Western North American Juniperus Communities addresses various aspects of the biology, ecology, and management of Juniperus woodlands and savannas, by synthesizing past, current, and proposed future research. The book will provide professionals with a solid background in Juniperus ecosystems, enabling them to manage the communities for maximum sustained productivity and diversity. Although the book focuses on Juniperus communities in North America, a discussion of other regions and larger research implications is included as well.

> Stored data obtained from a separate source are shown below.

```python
class ImagePart(C.Structure):
    _fields_ = [("kind", C.c_int32), ("nvals", C.c_int32), ("ncols", C.c_int32), ("kfold", C.c_int32),
                ("out_dtype", C.c_int32), ("offset", C.c_uint32), ("groups", _u64), ("count", _vp),
                ("sum", _vp), ("sumsq", _vp), ("mn", _vp), ("mx", _vp), ("kinds", _vp), ("vals", _vp),
                ("dst_dtypes", _vp), ("offs", _vp), ("tot_count", _vp), ("tot_sum", _vp),
                ("fold_count", _vp), ("fold_sum", _vp), ("p_smooth", _dbl), ("y_mean", _dbl),
                ("moments", _vp)]


IMAGE_PART_JG, IMAGE_PART_TE = 0, 1
IMAGE_BUILD_MAX_PARTS, IMAGE_BUILD_MAX_STRIDE = 4, 192


class EncodeCol(C.Structure):
    _fields_ = [("keys", _vp), ("valid", _vp), ("n", _u64), ("table", _vp), ("capacity", _u64),
                ("sentinel_label", _vp), ("null_label", _i64), ("oov_label", _i64),
                ("num_buckets", _u32), ("key_bytes", C.c_int32), ("out_bytes", C.c_int32),
                ("out", _vp), ("vocab_keys", _vp), ("n_vocab", _u64), ("first_label", _i64),
                ("wait_event", _vp), ("range_aux", _vp), ("head_image", _vp)]


SIGNATURES.update({
    "nvt_keydir_build": [_vp, _u64, _u64, _vp, _vp],
    "nvt_keydir_lookup_image": [_vp, _i32, _vp, _u64, _vp, _u64, _vp, _u64, _i64, _i64, _vp, _u32, _i32, _pp,
                                _pp, C.POINTER(_u32), C.POINTER(_u32), C.POINTER(_u64), _vp, _vp],
    "nvt_image_build": [C.POINTER(ImagePart), _i32, _u64, _vp, _u32, _vp],
    "nvt_moments_many": [C.POINTER(MomentsCol), _i32, _vp, _vp],
    "nvt_fill_normalize_many": [C.POINTER(FillNormCol), _i32, _vp],
    "nvt_dense_count_many": [C.POINTER(CountCol), _i32, _vp],
    "nvt_vocab_finalize_many": [C.POINTER(VocabCol), _i32, _vp],
    "nvt_encode_many": [C.POINTER(EncodeCol), _i32, _vp],
    "nvt_merge_sorted_ws_bytes": [C.POINTER(MergeCol), _i32, C.POINTER(_u64)],
    "nvt_merge_sorted_many": [C.POINTER(MergeCol), _i32, _vp, _u64, _vp],
    "nvt_merge_payload": [_vp, _vp, _u64, _i32, _i32, _i32, _vp, _vp, _vp, _vp],
    "nvt_event_create": [_pp],
    "nvt_event_destroy": [_vp],
    "nvt_stream_wait_event": [_vp, _vp],
    "nvt_mailbox_create": [_u64, _pp],
    "nvt_mailbox_destroy": [_vp],
    "nvt_mailbox_data": [_vp],
    "nvt_mailbox_capacity": [_vp],
    "nvt_mailbox_post": [_vp, _vp, _u64, _vp, C.POINTER(_u64)],
    "nvt_mailbox_wait": [_vp, _u64, _dbl],
    "nvt_prof_begin": [],
    "nvt_prof_report": [C.c_char_p, _u64, C.POINTER(_u64)],
    "nvt_range_push": [C.c_char_p],
    "nvt_range_pop": [],
    "nvt_str_hash": [_vp, _i32, _vp, _vp, _u64, _vp, _vp],
    "nvt_str_take_keys": [_vp, _u64, _vp, _i32, _vp, _u64, _vp, _vp],
    "nvt_str_dedup_ws_bytes": [_u64, C.POINTER(_u64)],
    "nvt_str_dedup": [_vp, _vp, _u64, _vp, _i32, _vp, _i32, _vp, _u64, _vp, _u64, _vp, _vp, _vp, _vp],
    "nvt_str_gather_ws_bytes": [_u64, C.POINTER(_u64)],
    "nvt_str_gather": [_vp, _u64, _vp, _i32, _vp, _u64, _vp, _u64, _vp, _vp, _u64, _vp],
})


class DropnaCol(C.Structure):
    _fields_ = [("x", _vp), ("valid", _vp), ("dtype", C.c_int32), ("reserved", C.c_int32)]


class CompactCol(C.Structure):
    _fields_ = [("src", _vp), ("dst", _vp), ("src_valid", _vp), ("dst_valid", _vp), ("plan", _vp),
                ("n", _u64), ("width", C.c_int32), ("reserved", C.c_int32)]


# ... 282 lines not shown
```

### nvtabular_amd/csrc/nvt_dense_count.hip

```cpp
#include <algorithm>
#include <vector>

#include "nvt_common.hpp"
#include "nvt_internal.hpp"
#include "nvt_prof.hpp"
#include "nvt_range.hpp"

namespace nvt {

struct CountPath {
  int kind;
  bool hot, pieces;
  int nb_log2;
};

static const char *count_path(int path, int key_bytes, bool weighted, CountPath *p) {
  if (key_bytes != 4 && key_bytes != 8) return "key_bytes must be 4 or 8";
  *p = {path & 0xFF, false, false, 0};
  if (p->kind == NVT_PATH_SORT) {
    if (key_bytes != 4 || weighted) return "the sort path takes int32 keys without weights";
    return nullptr;
  }
  if (p->kind == NVT_PATH_RANGE) {
    if (key_bytes != 4 || weighted) return "the range path takes int32 keys without weights";
    p->nb_log2 = (path >> 8) & 0xFF;
    p->pieces = (path & NVT_PATH_PIECES) != 0;
    if (p->nb_log2 < 6 || p->nb_log2 > 10) return "range path: 64 .. 1024 buckets";
    return nullptr;
  }
  p->hot = (path & NVT_PATH_HOT) != 0;
  p->kind = path & ~NVT_PATH_HOT;
  const bool parted = p->kind >= 1 && p->kind <= 3;
  if (!(p->kind == 0 || p->kind == 6 || p->kind == 7 || parted))
    return "path must be 0 / 6 / 7 (LDS tables: one key class / tiny / two key classes) or "
           "1 / 2 / 3 (partitioned)";
  if (p->hot && !(parted && key_bytes == 4 && !weighted))
    return "the hot filter takes int32 keys without weights on paths 1 / 2 / 3";
  return nullptr;
}

static const char *count_col_check(const CountPath &p, const nvt_count_col &c) {
  if (!c.state || !c.ws) return "null state/workspace";
  if (p.kind == NVT_PATH_RANGE && !c.hot_image)
    return "the range path needs the column's aux block (nvt_dense_count_many, hot_image)";
  if (p.kind == NVT_PATH_SORT && !c.hot_image)
    return "the sort path needs the column's histogram block";
  if (reinterpret_cast<uintptr_t>(c.keys) & 15) return "keys must be 16-byte aligned";
  if (c.n && !(c.keys && c.out_keys && c.out_counts)) return "null keys/out";
  if (p.kind != NVT_PATH_SORT && c.n >= (1ull << 32))
    return "at most 2^32-1 rows per call (32-bit LDS counters)";
  return nullptr;
}

static uint64_t dense_ws_layout(const CountPath &p, int key_bytes, uint64_t n, bool weighted) {
  if (p.kind == NVT_PATH_SORT) return sort_count_ws_bytes(n);
  if (p.kind == NVT_PATH_RANGE) return range_count_ws_bytes(n, p.nb_log2);
  if (p.kind >= 1 && p.kind <= 3) return part_count_ws_bytes(p.kind, p.hot, key_bytes, weighted, n);
  return lds_count_ws_bytes(p.kind, key_bytes, weighted);
}

static const char *prof_name(const CountPath &p) {
  static const char *const kPlain[8] = {"dense_count_p0", "dense_count_p1", "dense_count_p2",
                                        "dense_count_p3", nullptr,          nullptr,
                                        "dense_count_p6", "dense_count_p7"};
  static const char *const kHot[4] = {nullptr, "dense_count_h1", "dense_count_h2", "dense_count_h3"};
  return p.hot ? kHot[p.kind] : kPlain[p.kind];
}

template <typename K>
static int dense_count(const CountPath &p, const nvt_count_col &c, hipStream_t s) {
  if (p.kind >= 1 && p.kind <= 3) return part_count<K>(c, p.kind, p.hot, s);
  return lds_count<K>(c, p.kind, s);
}

static int count_column(const CountPath &p, const nvt_count_col &c, hipStream_t s, bool clear_state) {
  if (p.kind == NVT_PATH_SORT || p.kind == NVT_PATH_RANGE) {
    if (clear_state) NVT_CHECK_HIP(hipMemsetAsync(c.state, 0, NVT_STATE_WORDS * 8, s));
    if (c.n == 0) return NVT_OK;
    if (p.kind == NVT_PATH_SORT)
      return sort_count_i32((const int32_t *)c.keys, c.valid, c.n, c.ws, (unsigned *)c.hot_image,
                            (int32_t *)c.out_keys, c.out_counts, c.out_capacity, c.state, s);
    return range_count_i32((const int32_t *)c.keys, c.valid, c.n, p.nb_log2, c.ws, c.hot_image,
                           (int32_t *)c.out_keys, c.out_counts, c.out_capacity, c.range_table,
                           c.state, s, p.pieces);
  }
  NVT_PROF(prof_name(p), c.n * c.key_bytes, s);
  if (clear_state) NVT_CHECK_HIP(hipMemsetAsync(c.state, 0, NVT_STATE_WORDS * 8, s));
  if (c.n == 0) return NVT_OK;
  return c.key_bytes == 4 ? dense_count<int32_t>(p, c, s) : dense_count<int64_t>(p, c, s);
}

static int count_single(const void *keys, const uint8_t *valid, const int64_t *weights, uint64_t n,
                        int key_bytes, int path, void *ws, void *out_keys, int64_t *out_counts,
                        uint64_t out_capacity, uint64_t *state, void *stream) {
  nvt_count_col c = {};
  c.keys = keys, c.valid = valid, c.weights = weights, c.n = n;
  c.key_bytes = key_bytes, c.path = path, c.ws = ws, c.state = state;
  c.out_keys = out_keys, c.out_counts = out_counts, c.out_capacity = out_capacity;
  CountPath p;
  const char *why = count_path(path, key_bytes, weights != nullptr, &p);
  if (!why) why = count_col_check(p, c);
  if (why) {
    set_error("dense_count: %s", why);
    return NVT_EINVAL;
  }
  return count_column(p, c, (hipStream_t)stream, true);
}

}

using namespace nvt;

extern "C" {

int nvt_range_table_bytes(int nb_log2, uint64_t *bytes) {
  NVT_CHECK_ARG(bytes && nb_log2 >= 6 && nb_log2 <= 10, "64 .. 1024 buckets");
  *bytes = (((uint64_t)1 << nb_log2) * kRpRegion + kRpGuard) * 8;
  return NVT_OK;
}
int nvt_dense_count_ws_bytes(int key_bytes, uint64_t n, int path, int weighted, uint64_t *bytes) {
  NVT_CHECK_ARG(bytes, "null bytes");
  CountPath p;
  if (const char *why = count_path(path, key_bytes, weighted != 0, &p)) {
    set_error("%s: %s", __func__, why);
    return NVT_EINVAL;
  }
  *bytes = dense_ws_layout(p, key_bytes, n, weighted != 0) + 64;
  return NVT_OK;
}
int nvt_dense_count_many(const nvt_count_col *cols, int ncols, void *stream) {
  NVT_CHECK_ARG(ncols == 0 || cols, "null descriptors");
  hipStream_t main_s = (hipStream_t)stream;
  std::vector<void *> wss;
  for (int i = 0; i < ncols; ++i)
    if (std::find(wss.begin(), wss.end(), cols[i].ws) == wss.end()) wss.push_back(cols[i].ws);
  if (wss.size() > (size_t)kSideStreams) {
    set_error("nvt_dense_count_many: at most %d distinct workspaces per call", kSideStreams);
    return NVT_EINVAL;
  }
  std::vector<CountPath> paths(std::max(ncols, 0));
  for (int i = 0; i < ncols; ++i) {
    const char *why = count_path(cols[i].path, cols[i].key_bytes, cols[i].weights != nullptr, &paths[i]);
    if (!why) why = count_col_check(paths[i], cols[i]);
    if (why) {
      set_error("nvt_dense_count_many: %s (column %d)", why, i);
      return NVT_EINVAL;
    }
  }
  bool contiguous = ncols > 1;
  for (int i = 0; i < ncols && contiguous; ++i)
    contiguous = cols[i].state == cols[0].state + (uint64_t)i * NVT_STATE_WORDS;
  if (contiguous)
    NVT_CHECK_HIP(hipMemsetAsync(cols[0].state, 0, (uint64_t)ncols * NVT_STATE_WORDS * 8, main_s));
  SidePool *pool = nullptr;
  const bool fork = wss.size() > 1;
  if (fork) {
    int rc = side_pool(1, &pool);
    if (rc) return rc;
    NVT_CHECK_HIP(hipEventRecord(pool->fork, main_s));
    for (size_t k = 0; k < wss.size(); ++k) NVT_CHECK_HIP(hipStreamWaitEvent(pool->s[k], pool->fork, 0));
  }
  auto sampled_here = [&](int i) {
    return (paths[i].hot || paths[i].kind == NVT_PATH_RANGE) && cols[i].hot_image && cols[i].n != 0;
  };
  bool sampled = false;
  {
    HotSampleBatch hb;
// ... 66 lines not shown
```

### nvtabular_amd/csrc/nvt_finalize.hip

```cpp
#include <algorithm>
#include <cstdlib>
#include <mutex>
#include <vector>

#include "nvt_common.hpp"
#include "nvt_internal.hpp"
#include "nvt_prof.hpp"

namespace nvt {
namespace {
constexpr int kSide = kSideStreams;
constexpr uint64_t kOrderBatchMaxEntries = 1ull << 23;
}
}

using namespace nvt;

static int finalize_impl(const nvt_vocab_col *cols, int ncols, hipStream_t main_s, SidePool *&pool,
                         bool &forked);

extern "C" int nvt_vocab_finalize_many(const nvt_vocab_col *cols, int ncols, void *stream) {
  NVT_CHECK_ARG(ncols == 0 || cols, "null descriptors");
  SidePool *pool = nullptr;
  bool forked = false;
  const int rc = finalize_impl(cols, ncols, (hipStream_t)stream, pool, forked);
  if (rc != NVT_OK && forked && pool != nullptr) {
    for (int i = 0; i < kSide; ++i) {
      (void)hipEventRecord(pool->join[i], pool->s[i]);
      (void)hipStreamWaitEvent((hipStream_t)stream, pool->join[i], 0);
    }
  }
  return rc;
}
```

Introduction and overview of Juniperus woodlands.- Modern distribution of Juniperus communities.- The historical distribution and abundance of Juniperus in North America.- The distribution of Juniperus woodlands in relation to landform.- Structure of Juniperus woodlands.- Canopy/intercanopy patterns in woodlands: interrelationships between structure and function.- Comparison of the understory vegetation of Juniperus woodlands.- Ecological consequences of the displacement of native grassland by Juniperus.- Changes in nitrogen cycling dynamics following Juniperus encroachment into tallgrass prairie.- Influence of Juniperus plants on ecosystem processes in subtropical savannas.- Rainfall partitioning and water use within Juniperus canopies.- Juniperus seedling response to water stress and recovery.- Juniperus and the water cycle: a state of our knowledge.- The combined influence of grazing, fire and herbaceous productivity on Juniperus-grass interactions.- Ecological consequences of using prescribed fire and herbivory to manage Juniperus encroachment.- Biodiversity consequences of Juniperus expansion into Great Plains ecosystems.- Reversing the woodland steady state: vegetation responses during restoration of Juniperus-dominated grasslands with chaining and fire.- Conclusions: present understanding and future research needs and direction of study of Juniperus woodlands.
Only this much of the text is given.